#### [Aim of the task]
Your answer should consist of the lines below that hold the word "model".

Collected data

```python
# ... 116 lines not shown
        return list(self.master.items())

    def compute_copies(self):
        out = {}
        for i, lay in enumerate(self.layers):
            for gname, targets in GROUPS:
                for j, t in enumerate(targets):
                    pre = f"model.layers.{i}.{t}"
                    out[f"{pre}.lora_A.weight"] = lay[gname]["A"][self.rp * j:self.rp * j + self.rp]
                    out[f"{pre}.lora_B.weight"] = self.bt[f"{pre}.lora_B.weight"]
        return out

    def _scatter_jobs(self):
        import struct
        cc = self.compute_copies()
        key = tuple(t.data_ptr() for t in cc.values())
        if getattr(self, "_jobs_key", None) == key:
            return self._jobs
        rec = []
        for i, lay in enumerate(self.layers):
            for gname, targets in GROUPS:
                blk = lay[gname]
                row = 0
                for j, t in enumerate(targets):
                    pre = f"model.layers.{i}.{t}"
                    a, bt = cc[f"{pre}.lora_A.weight"], cc[f"{pre}.lora_B.weight"]
                    for b in range(self.c):
                        col = self.rp * j + 16 * b
                        il = int(self.gu_il and gname == "gu")
                        brow = 16 * j if il else row
                        for src, dst, n, mode in ((a[16 * b:16 * b + 16], blk["At"][:, col:], a.shape[1], 0),
                                                  (bt[16 * b:16 * b + 16], blk["Bpad"][brow:, col:], bt.shape[1], il)):
                            assert src.is_contiguous() and src.shape[0] == 16 and dst.stride(0) == blk["Rpad"]
                            for n0 in range(0, n, 256):
                                rec.append(struct.pack("<QQiiii", src.data_ptr(), dst.data_ptr(), n, n0, blk["Rpad"], mode))
                    row += self.out_dims[t]
        buf = torch.frombuffer(bytearray(b"".join(rec)), dtype=torch.uint8).to(self.dev)
        self._jobs, self._jobs_key, self._n_jobs = buf, key, len(rec)
        return buf

    def refresh(self, from_master=False):
        if from_master:
            cc = self.compute_copies()
            for n, t in cc.items():
                t.copy_(self.master[n])
        jobs = self._scatter_jobs()
        check(lib.vlb_transpose16_scatter(jobs.data_ptr(), self._n_jobs, _stream()), "vlb_transpose16_scatter")
        self.version += 1

    def merge(self):
        layers = self.w.layers
        if any(lw.get(k) is None for lw in layers for k in ("wqkv", "wo", "wdown", "wgu_il" if self.gu_il else "wgu")):
            raise ValueError("LoraState.merge(): the frozen decoder weights are sharded (Backbone.enable_sharding): a rank holds "
                             "1/world of every layer, and merging gathered shards is not supported")
        if self._merged is not None and self._merged_version == self.version:
            return self._merged
        if self._merged is None:
            keys = ("wqkv", "wo", "wdown", "wgu_il" if self.gu_il else "wgu")
            self._merged = [{"in_norm": lw["in_norm"], "post_norm": lw["post_norm"], **{k: torch.empty_like(lw[k]) for k in keys}}
                            for lw in layers]
        g, rp = self.g, self.rp
        for li, (lw, mw, lay) in enumerate(zip(layers, self._merged, self.layers)):
            def one(gname, j, w, wm, row_map=ops.MERGE_PLAIN):
                pre = f"model.layers.{li}.{lay[gname]['targets'][j]}"
                ops.lora_merge(w, wm, self.bt[f"{pre}.lora_B.weight"], lay[gname]["A"][rp * j:rp * j + rp], self.scale, row_map)
            row = 0
            for j, t in enumerate(lay["qkv"]["targets"]):
                n = self.out_dims[t]
                one("qkv", j, lw["wqkv"][row:row + n], mw["wqkv"][row:row + n])
                row += n
            one("o", 0, lw["wo"], mw["wo"])
            if self.gu_il:
                one("gu", 0, lw["wgu_il"], mw["wgu_il"], ops.MERGE_GATE)
                one("gu", 1, lw["wgu_il"], mw["wgu_il"], ops.MERGE_UP)
            else:
                one("gu", 0, lw["wgu"][:g.ff], mw["wgu"][:g.ff])
                one("gu", 1, lw["wgu"][g.ff:], mw["wgu"][g.ff:])
            one("down", 0, lw["wdown"], mw["wdown"])
        self._merged_version = self.version
        return self._merged

    def state_dict(self):
        r = self.r
        return {n: (t[:r].t().contiguous() if "lora_B" in n else t[:r].clone()) for n, t in self.master.items()}

    def load_state_dict(self, sd: dict):
        r = self.r
        for n, t in self.master.items():
            src = sd[n].to(self.dev, torch.float32)
            t[:r].copy_(src.t() if "lora_B" in n else src)
        self.refresh(from_master=True)

    def _seed(self, layer, target_idx):
        x = (self.base_seed * 0x9E3779B1 + self.step * 0x85EBCA6B + layer * 0xC2B2AE35 + target_idx * 0x27D4EB2F
             + self.rank * 0x7F4A7C15) & 0xFFFFFFFF
        return x or 1

    def _workspace(self, M):
        if self._ws is None or self._ws["cap"] < M:
            g, d = self.g, self.dev
            kmax = max(g.ff, g.dim, g.heads * g.head_dim)
            kgrp = max(2 * g.ff, (g.heads + 2 * g.kv_heads) * g.head_dim)
            self._ws = dict(cap=M, wg=torch.empty(lib.vlb_wgrad_splits(M) * 48 * kmax, dtype=torch.float32, device=d),
                            uws=torch.empty(lib.vlb_wgrad_u_ws_floats(M, kgrp), dtype=torch.float32, device=d),
                            u_full=torch.zeros(M, self._rpad_max(), dtype=BF16, device=d))
        self._ws["u"] = self._ws["u_full"][:M]
        return self._ws

    def _rpad_max(self):
        return max(blk["Rpad"] for blk in self.layers[0].values())

    def _group_seeds(self, seeds, n_targets):
        return None if seeds is None else [seeds[j] for j in range(n_targets) for _ in range(self.c)]

    def _t_buffer(self, li, gi, M):
        if getattr(self, "_t_cap", 0) < M:
            self._t_cap = M
            self._t_bufs = torch.zeros(len(self.layers), len(GROUPS), M, self._rpad_max(), dtype=BF16, device=self.dev)
        return self._t_bufs[li, gi, :M, :self.layers[li][GROUPS[gi][0]]["Rpad"]]

    def _lora_t(self, x, blk, seeds, slot=None, p=None):
        t = self._t_buffer(*slot, x.shape[0]) if slot is not None else torch.zeros(x.shape[0], blk["Rpad"], dtype=BF16, device=self.dev)
        p = self.p if p is None else p
        gs = self._group_seeds(seeds, len(blk["targets"])) if p > 0 else None
        for r0 in range(0, blk["R"], 48):
            n = min(48, blk["R"] - r0)
            lora_down(x, blk["A"][r0:r0 + n], n, self.scale, p, None if gs is None else gs[r0 // 16:(r0 + n) // 16], t[:, r0:])
        return t

    def _adapted(self, x, W, blk, seeds, residual=None, slot=None, p=None):
        t = self._lora_t(x, blk, seeds, slot, p)
        return ops.gemm(x, W, residual=residual, a2=t, w2=blk["Bpad"]), t

    def _adapted_mlp_in(self, x, lw, blk, seeds, slot, p=None, save=True):
        if self.gu_il:
            t = self._lora_t(x, blk, seeds, slot, p)
            if save:
                hh, gu = ops.gemm_swiglu_save(x, lw["wgu_il"], a2=t, w2_il=blk["Bpad"])
                return hh, gu, t
            return ops.gemm(x, lw["wgu_il"], act=ops.ACT_SWIGLU_PAIR, a2=t, w2=blk["Bpad"]), None, t
        gu, t = self._adapted(x, lw["wgu"], blk, seeds, slot=slot, p=p)
        return ops.swiglu(gu), gu, t

    def forward(self, backbone, vision_f32, ids, layout=None, train=True):
        g = self.g
        B = vision_f32.shape[0]
        vid = backbone.video_tokens(vision_f32)
        x, key_mask = backbone.splice(ids, vid, layout)
        return self.decoder_forward(backbone, x, key_mask, B, layout, train=train)

    def decoder_forward(self, backbone, x, key_mask, B, layout=None, train=True):
        g, w = self.g, self.w
        S = g.max_len
        pos = None if layout is None else layout.pos
        qd, kd = g.heads * g.head_dim, g.kv_heads * g.head_dim
        if not train:
            return self._decoder_eval(backbone, x, key_mask, B, layout)
        self.saved = []
        self.step += 1
        for li, lay in enumerate(self.layers):
            lw = backbone.layer_weights(li)
            sd = [self._seed(li, k) for k in range(7)]
            h1 = ops.rmsnorm(x, lw["in_norm"], g.rms_eps)
            qkv, t_qkv = self._adapted(h1, lw["wqkv"], lay["qkv"], sd[0:3], slot=(li, 0))
            ops.rope_(qkv, w.rope_cos, w.rope_sin, B, S, g.heads + g.kv_heads, g.head_dim, pos=pos)
            a, lse = ops.attention_fwd(qkv[:, :qd], qkv[:, qd:qd + kd], qkv[:, qd + kd:], B, S, g.heads, g.kv_heads,
                                       g.head_dim, True, g.head_dim ** -0.5, key_mask=key_mask, need_lse=True,
                                       layout=layout)
            x2, t_o = self._adapted(a, lw["wo"], lay["o"], sd[3:4], residual=x, slot=(li, 1))
            h2 = ops.rmsnorm(x2, lw["post_norm"], g.rms_eps)
            hh, gu, t_gu = self._adapted_mlp_in(h2, lw, lay["gu"], sd[4:6], (li, 2))
            x3, t_d = self._adapted(hh, lw["wdown"], lay["down"], sd[6:7], residual=x2, slot=(li, 3))
            self.saved.append(dict(x=x, h1=h1, qkv=qkv, a=a, lse=lse, x2=x2, h2=h2, gu=gu, hh=hh, t_qkv=t_qkv, t_o=t_o,
                                   t_gu=t_gu, t_d=t_d, seeds=sd))
            x = x3
        self.x_last, self.key_mask, self.B, self.layout = x, key_mask, B, layout
        return ops.rmsnorm(x, w.final_norm, g.rms_eps), key_mask

    def _decoder_eval(self, backbone, x, key_mask, B, layout):
        g, w = self.g, self.w
        S = g.max_len
        pos = None if layout is None else layout.pos
        qd, kd = g.heads * g.head_dim, g.kv_heads * g.head_dim
        for li, lay in enumerate(self.layers):
            lw = backbone.layer_weights(li)
            h = ops.rmsnorm(x, lw["in_norm"], g.rms_eps)
            qkv, _ = self._adapted(h, lw["wqkv"], lay["qkv"], None, slot=(li, 0), p=0.0)
            ops.rope_(qkv, w.rope_cos, w.rope_sin, B, S, g.heads + g.kv_heads, g.head_dim, pos=pos)
            a = ops.attention_fwd(qkv[:, :qd], qkv[:, qd:qd + kd], qkv[:, qd + kd:], B, S, g.heads, g.kv_heads, g.head_dim,
                                  True, g.head_dim ** -0.5, key_mask=key_mask, layout=layout)
            x, _ = self._adapted(a, lw["wo"], lay["o"], None, residual=x, slot=(li, 1), p=0.0)
            h = ops.rmsnorm(x, lw["post_norm"], g.rms_eps)
            hh, _, _ = self._adapted_mlp_in(h, lw, lay["gu"], None, (li, 2), p=0.0, save=False)
            x, _ = self._adapted(hh, lw["wdown"], lay["down"], None, residual=x, slot=(li, 3), p=0.0)
        return ops.rmsnorm(x, w.final_norm, g.rms_eps), key_mask

    def _group_backward(self, li, gname, dy, x_in, t, seeds, W_t, need_dx, swiglu_gu=None):
        lay = self.layers[li][gname]
        ws = self._workspace(dy.shape[0])
        u = ws["u"]
        col = 0
        u = u[:, :lay["Rpad"]]
        rp = self.rp
        names = [f"model.layers.{li}.{tname}" for tname in lay["targets"]]
        cols = [self.out_dims[tname] for tname in lay["targets"]]
        multi = MERGE_DB_U and self.c == 1 and len(cols) > 1 and all(n % 256 == 0 for n in cols) and dy.shape[1] == sum(cols)
        if multi:
            wgrad_skinny_u_multi(t, dy, cols, [self.grads[f"{pre}.lora_B.weight"] for pre in names],
                                 [self.bt[f"{pre}.lora_B.weight"] for pre in names], ws["wg"], self.scale, u, ws["uws"])
        for j, tname in enumerate(() if multi else lay["targets"]):
            n = self.out_dims[tname]
            pre = f"model.layers.{li}.{tname}"
            dyj = dy[:, col:col + n]
            for b in range(self.c):
                k = rp * j + 16 * b
                wgrad_skinny_u(t[:, k:k + 16], dyj, self.grads[f"{pre}.lora_B.weight"][16 * b:16 * b + 16], ws["wg"],
                               self.bt[f"{pre}.lora_B.weight"][16 * b:16 * b + 16], self.scale, u[:, k:k + 16], ws["uws"])
            col += n
        gs = self._group_seeds(seeds, len(lay["targets"])) if self.p > 0 else None
        for r0 in range(0, lay["R"], 48):
            n = min(48, lay["R"] - r0)
            wgrad_skinny(u[:, r0:], x_in, self.grad_A[li][gname][r0:r0 + n], ws["wg"], n, p=self.p,
                         seeds=None if gs is None else gs[r0 // 16:(r0 + n) // 16])
        if not need_dx:
            return None
        if self.p == 0.0:
            dx = ops.gemm(dy, W_t, a2=u, w2=lay["At"])
        elif lay["R"] == 16 and ops.gemm_masked_pair_ok(dy.shape[0], W_t.shape[0], dy.shape[1]):
            if swiglu_gu is not None and FUSE_SWIGLU_BWD:
                return ops.gemm_masked_pair_swiglu_bwd(dy, W_t, swiglu_gu, u, lay["At"], self.p, seeds[0])
            dx = ops.gemm_masked_pair(dy, W_t, u, lay["At"], self.p, seeds[0])
        else:
            dx = ops.gemm(dy, W_t)
            for r0 in range(0, lay["R"], 48):
                n = min(48, lay["R"] - r0)
                lora_dx_masked(u[:, r0:], lay["At"][:, r0:], dx, n, self.p, gs[r0 // 16:(r0 + n) // 16])
        return dx if swiglu_gu is None else ops.swiglu_bwd(swiglu_gu, dx)

    def backward(self, backbone, dhidden):
        g, w = self.g, self.w
        B, S = self.B, g.max_len
        qd, kd = g.heads * g.head_dim, g.kv_heads * g.head_dim
        layout = self.layout
        pos = None if layout is None else layout.pos
        M = self.x_last.shape[0]
        dx = ops.rmsnorm_bwd(self.x_last, w.final_norm, dhidden, g.rms_eps)
        delta = torch.empty(B, g.heads, S, dtype=torch.float32, device=self.dev)
        for li in range(g.layers - 1, -1, -1):
            lw, sv = backbone.layer_weights(li, transposed=True, direction=-1), self.saved[li]
            sd = sv["seeds"]
            d_gu = self._group_backward(li, "down", dx, sv["hh"], sv["t_d"], sd[6:7], lw["wdown_t"], True, swiglu_gu=sv["gu"])
            d_h2 = self._group_backward(li, "gu", d_gu, sv["h2"], sv["t_gu"], sd[4:6], lw["wgu_t"], True)
            dx2 = ops.rmsnorm_bwd(sv["x2"], lw["post_norm"], d_h2, g.rms_eps, dx_in=dx)
            d_a = self._group_backward(li, "o", dx2, sv["a"], sv["t_o"], sd[3:4], lw["wo_t"], True)
            qkv = sv["qkv"]
            dqkv = ops.attention_bwd(qkv, qd, kd, sv["a"], d_a, sv["lse"], self.key_mask, B, S, g.heads, g.kv_heads,
                                     g.head_dim, True, g.head_dim ** -0.5, layout=layout, delta=delta)
            ops.rope_(dqkv, w.rope_cos, w.rope_sin, B, S, g.heads + g.kv_heads, g.head_dim, sign=-1, pos=pos)
            need_dx = li > 0
            d_h1 = self._group_backward(li, "qkv", dqkv, sv["h1"], sv["t_qkv"], sd[0:3], lw["wqkv_t"], need_dx)
            if need_dx:
                dx = ops.rmsnorm_bwd(sv["x"], lw["in_norm"], d_h1, g.rms_eps, dx_in=dx2)
            if self.grad_hook is not None:
                self.grad_hook(li)
        self.saved = []
```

#### [Task answer]
                    pre = f"model.layers.{i}.{t}"
                    pre = f"model.layers.{i}.{t}"
                pre = f"model.layers.{li}.{lay[gname]['targets'][j]}"
        names = [f"model.layers.{li}.{tname}" for tname in lay["targets"]]
            pre = f"model.layers.{li}.{tname}"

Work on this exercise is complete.